Odessa II – Shopping at the New Market Part 2
In the first section I told you a bit about the markets in general and what’s available with lots of sample photos from the New Market. Today I’ll be more specific.
In essence great: but somewhat inconceivable for us Westerners, that in some stores, noodles, rice, lentils, oats and similar items are sold from open sacks. Inconceivable because everything is always standing on the ground. In the dirt, even if there’s sometimes a palette in between or the cookies are covered with foil. It does shake me up. It’s self service so everyone puts their hands in there. At the most, the vendors weigh the goods and hand over a bag. But that’s only for the most inexpensive products. That’s for example for pensioners or for sugar to preserve huge amounts of fruit from the dacha, requiring tons of the stuff. We don’t do that. If I need more, I buy 10 packs of the least expensive flour. But here 2 things are unbelievably cheap: time and labor. This beats the kilo packed products.
Please give me 5 spaghetti.
But the same is also true for sweets. Some shops/stands have individual candies. You can mix your own or buy your favorites. The same also for cookies. (e.g. very normal butter cookies.) Absurd to us. Who weighs their butter cookies if the least expensive no-name product on the bottom shelf can’t be underpriced.
Even more disquieting is the fact that these products are offered the same way in really large supermarkets (Kaufland, Real) as well. A bit like a Harribo Bar, but in these stores the dimensions are unbeatable. There are aisles of selections and the containers for pulses, noodles etc. are taller than me. It is really astonishing. It’s also the case for nuts, sunflower seeds, lentils etc. And in the supermarkets there is also frozen fruit, vegetables, shrimp, or pre-made pelmenies, pirogies etc… On the other hand, it wouldn’t be offered if it weren’t succeeding.
There are scoopers for self service everywhere. Fill up what you needs. There’s always trouble if pictures are taken in the supermarkets but your man in Odessa took a few secret photos by being patient and completely innocent.
The candy, no problem. They’re wrapped. The child “is playing” in the open food products. The container with the red shovel in white, that’s flour. The hand seen stirring the sugar belongs to an Ashan employee. He is smoothing out the sugar so that it looks “nice”. The photo of spices is next to my “selfie with sunflower seeds”. Coffee and tea are also sold like this. At least I’ve finally seen disposable gloves at Ashan and Fozzy. But they don’t have to be used. No one complains. To the left of the frozen vegetables, with the yellow scooper, those are French fries. Small photo, red scooper, those are kotletti, funnily enough not cutlets but meatballs. And finally, the completely sticky waffles.
The food products inspectors in Germany would all faint.
A look at Fozzy:
The first barrels are zwieback, then there’s rice. The pictures next to the cookies show sugar and buckwheat. The woman in the red pants packed oats with her husband. The woman in the last row is almost falling into the sugar.
Not to ignore the fish faction, fish sticks included.

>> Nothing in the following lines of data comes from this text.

__global__ void __launch_bounds__(256) upconv_ring_bf16_kernel(const UpRingArgs a) {
  extern __shared__ __attribute__((aligned(1024))) char smem[];
  const int tid = threadIdx.x, lane = tid & 63, wave = tid >> 6;
  const int li = lane & 31, lh = lane >> 5;
  const int nbh = (a.H + 3) / 4, nbw = (a.W + 7) / 8, nbd = (a.D + 7) / 8;
  const Brick bk = split_brick(blockIdx.x, nbh, nbw, nbd);
  const int b = bk.b, h0 = bk.bh * 4, w0 = bk.bw * 8, d0 = bk.bd * 8;
  const int n_blk = blockIdx.y * 32;
  const int nchunk = a.Ci / 32;
  const int total = nchunk * 8;
  const uint32_t lds0 = lds_addr(smem);

  const int prow = lane >> 2;
  const uint16_t* hsrc[10];
#pragma unroll
  for (int s = 0; s < 10; ++s) {
    const int hv = (wave * 10 + s) * 16 + prow;
    const int hd = hv % 10, hw = (hv / 10) % 10, hh = hv / 100;
    const int h = h0 - 1 + hh, w = w0 - 1 + hw, d = d0 - 1 + hd;
    const int lc = (lane & 3) ^ (hw & 3);
    const bool in = hv < 600 && (unsigned)h < (unsigned)a.H && (unsigned)w < (unsigned)a.W && (unsigned)d < (unsigned)a.D;
    hsrc[s] = in ? a.x + ((((long long)b * a.H + h) * a.W + w) * a.D + d) * a.Ci + lc * 8
                 : reinterpret_cast<const uint16_t*>(ltu_zero_line) + (lane & 3) * 8;
  }
  int woff[4];
#pragma unroll
  for (int s = 0; s < 4; ++s) {
    const int row = (wave * 4 + s) * 16 + prow;
    const int t = row >> 5, n = n_blk + (row & 31);
    const int wchunk = (lane & 3) ^ ((lane >> 4) & 3);
    woff[s] = (n * 8 + t) * a.Ci + wchunk * 8;
  }
  const int wcls = a.Co * 8 * a.Ci;

  auto issue_halo = [&](int chunk) {
    const uint32_t hb = lds0 + (chunk & 1) * UR_HBUF + wave * 10 * 1024;
#pragma unroll
    for (int s = 0; s < 10; ++s) glds16(hsrc[s] + chunk * 32, hb + s * 1024);
  };
  auto issue_w = [&](int g) {
    const uint16_t* wsrc = a.w + (long long)(g & 7) * wcls + (g >> 3) * 32;
    const uint32_t wb = lds0 + UR_RING + (g & 3) * UR_WSTAGE + wave * 4 * 1024;
#pragma unroll
    for (int s = 0; s < 4; ++s) glds16(wsrc + woff[s], wb + s * 1024);
  };

  const int hwl = li >> 3;
  int baseA[2][2][3];
#pragma unroll
  for (int i = 0; i < 2; ++i) {
    const int hv0 = ((wave + 1) * 10 + (i * 4 + hwl + 1)) * 10 + (li & 7) + 1;
#pragma unroll
    for (int ks = 0; ks < 2; ++ks)
#pragma unroll
      for (int dwi = 0; dwi < 3; ++dwi) baseA[i][ks][dwi] = (hv0 - 111) * 64 + (((ks * 2 + lh) ^ ((hwl + dwi) & 3)) << 4);
  }
  int baseW[2];
#pragma unroll
  for (int ks = 0; ks < 2; ++ks) baseW[ks] = UR_RING + li * 64 + (((ks * 2 + lh) ^ ((li >> 2) & 3)) << 4);

  f32x16 acc[8][2];
#pragma unroll
  for (int c = 0; c < 8; ++c)
#pragma unroll
    for (int i = 0; i < 2; ++i)
#pragma unroll
      for (int r = 0; r < 16; ++r) acc[c][i][r] = 0.f;

  issue_halo(0);
  for (int g = 0; g < 3 && g < total; ++g) issue_w(g);
  for (int chunk = 0; chunk < nchunk; ++chunk) {
    const int hoff = (chunk & 1) * UR_HBUF;
    int bA[2][2][3];
#pragma unroll
    for (int i = 0; i < 2; ++i)
#pragma unroll
      for (int ks = 0; ks < 2; ++ks)
#pragma unroll
        for (int dwi = 0; dwi < 3; ++dwi) bA[i][ks][dwi] = baseA[i][ks][dwi] + hoff;
    static_for<0, 8>([&](auto ST) {
      constexpr int c = decltype(ST)::value;
      const int g = chunk * 8 + c;
      if (g + 2 < total) {
        constexpr bool near0 = c >= 1 && c <= 3;
        if (near0 && chunk + 1 < nchunk) ring_sync<18>(); else ring_sync<8>();
      } else {
        ring_sync<0>();
      }
      if (g + 3 < total) issue_w(g + 3);
      if (c == 0 && chunk + 1 < nchunk) issue_halo(chunk + 1);
      constexpr int ph = c >> 2, pw = (c >> 1) & 1, pd = c & 1;
      auto load_frags = [&](auto TT, bf16x8 (&af)[2][2], bf16x8 (&wf)[2]) {
        constexpr int t = decltype(TT)::value;
        constexpr int dh = ur_off(ph, t >> 2), dw = ur_off(pw, (t >> 1) & 1), dd = ur_off(pd, t & 1);
        constexpr int immA = (((dh * 10 + dw) * 10 + dd) + 111) * 64;
        constexpr int immW = (c & 3) * UR_WSTAGE + t * 2048;
#pragma unroll
        for (int i = 0; i < 2; ++i)
#pragma unroll
          for (int ks = 0; ks < 2; ++ks) af[i][ks] = *reinterpret_cast<const bf16x8*>(smem + bA[i][ks][dw + 1] + immA);
#pragma unroll
        for (int ks = 0; ks < 2; ++ks) wf[ks] = *reinterpret_cast<const bf16x8*>(smem + baseW[ks] + immW);
      };
      auto mma = [&](const bf16x8 (&af)[2][2], const bf16x8 (&wf)[2]) {
#pragma unroll
        for (int ks = 0; ks < 2; ++ks)
#pragma unroll
          for (int i = 0; i < 2; ++i) acc[c][i] = __builtin_amdgcn_mfma_f32_32x32x16_bf16(wf[ks], af[i][ks], acc[c][i], 0, 0, 0);
      };
      bf16x8 afA[2][2], wfA[2], afB[2][2], wfB[2];
      load_frags(std::integral_constant<int, 0>{}, afA, wfA);
      static_for<0, 4>([&](auto TP) {
        constexpr int t = decltype(TP)::value * 2;
        load_frags(std::integral_constant<int, t + 1>{}, afB, wfB);
        __builtin_amdgcn_sched_barrier(0);
        mma(afA, wfA);
        __builtin_amdgcn_sched_barrier(0);
        if constexpr (t + 2 < 8) load_frags(std::integral_constant<int, t + 2>{}, afA, wfA);
        __builtin_amdgcn_sched_barrier(0);
        mma(afB, wfB);
        __builtin_amdgcn_sched_barrier(0);
      });
    });
  }

  float4 bv4[4];
#pragma unroll
  for (int rr = 0; rr < 4; ++rr) {
    const int n = n_blk + 8 * rr + 4 * lh;
    bv4[rr] = a.bias != nullptr ? *reinterpret_cast<const float4*>(a.bias + n) : make_float4(0.f, 0.f, 0.f, 0.f);
  }
  __syncthreads();
#pragma unroll
  for (int c = 0; c < 8; ++c)
#pragma unroll
    for (int i = 0; i < 2; ++i) {
      const int vox = wave * 64 + i * 32 + li;
      char* row = smem + (c * 256 + vox) * 64;
#pragma unroll
      for (int rr = 0; rr < 4; ++rr) {
        uint2 pk;
        pk.x = pack_bf16x2(acc[c][i][4 * rr + 0] + bv4[rr].x, acc[c][i][4 * rr + 1] + bv4[rr].y);
        pk.y = pack_bf16x2(acc[c][i][4 * rr + 2] + bv4[rr].z, acc[c][i][4 * rr + 3] + bv4[rr].w);
        *reinterpret_cast<uint2*>(row + ((rr ^ ((vox >> 1) & 3)) << 4) + lh * 8) = pk;
      }
    }
  __syncthreads();
  const int part = tid & 3;
  const int Hh = 2 * a.H, Wh = 2 * a.W, Dh = 2 * a.D;
  long long vbase[4];
#pragma unroll
  for (int k = 0; k < 4; ++k) {
    const int ml = (tid >> 2) + 64 * k;
    const int qh = h0 + (ml >> 6), qw = w0 + ((ml >> 3) & 7), qd = d0 + (ml & 7);
    const bool ok = qh < a.H && qw < a.W && qd < a.D;
    vbase[k] = ok ? ((((long long)b * Hh + 2 * qh) * Wh + 2 * qw) * Dh + 2 * qd) * a.Co + n_blk + part * 8 : -1;
  }
#pragma unroll
  for (int c = 0; c < 8; ++c) {
    const long long coff = ((long long)((c >> 2) * Wh + ((c >> 1) & 1)) * Dh + (c & 1)) * a.Co;
#pragma unroll
    for (int k = 0; k < 4; ++k) {
      const int ml = (tid >> 2) + 64 * k;
      const uint4 v = *reinterpret_cast<const uint4*>(smem + (c * 256 + ml) * 64 + ((part ^ ((ml >> 1) & 3)) << 4));
      if (vbase[k] >= 0) *reinterpret_cast<uint4*>(a.y + vbase[k] + coff) = v;
    }
  }
}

Yesterday I was in a supermarket in the city’s priciest shopping center, There was loose frozen meat available. I think pork and chicken. It was all frozen together in clumps. A man broke of the chunks he needed by hitting the clumps against the edge of the deep freezer. Whoever enjoys the taste.
Beer, wine and soda
Then there are stores which have 4, 6, 8 types of beer on tap. But there are no glasses. Plastic bottles for filling are provided like at Zille in the past, and then take it home. Wine is sold like this also. I brought along a bottle of Moldavian wine from the Metro. There were 6 kinds of wine there for self filling. Sometimes I do that with Kwas in Berlin at Stuttgarter Platz. But I bring my own bottle. Lilja took a picture of this. When we were in Odessa in summer 2014, I discovered a stand with very good kwas which I went to a few times and had a bottle filled for the hotel. Even soda is filled by hand. (There really is also classic soda here in Ukraine, Moldau and Russia. I don’t mean Fanta or Seven Up and also not juice. Lemon and raspberry soda instead. Pear soda is very popular. Often they have their former Soviet labels). The large supermarket chains also have such stands for beer, wine and soda. I had to expand my own horizons. Beer and wine from plastic bottles? Maybe I’m too squeamish. Most beer is available in plastic bottles here. But wine mainly in glass bottles. In TäTäRä that was “secondary raw material”, It’s only rubbish here. Maybe Trittin can re-start his career here as The King of Reuse.
A typical stand for filling at a small market outside Odessa.
First and last photo classic sodas. Filling station at Ashan: Beer, wine and soda. The shelf is the vodka shelf! The entire side, only vodka. Next to it the filling stand at Fozzy, with kwas. German beer varieties at Fozzy. Only what I could capture all at once. The shelf is one of three!! Beer shelves.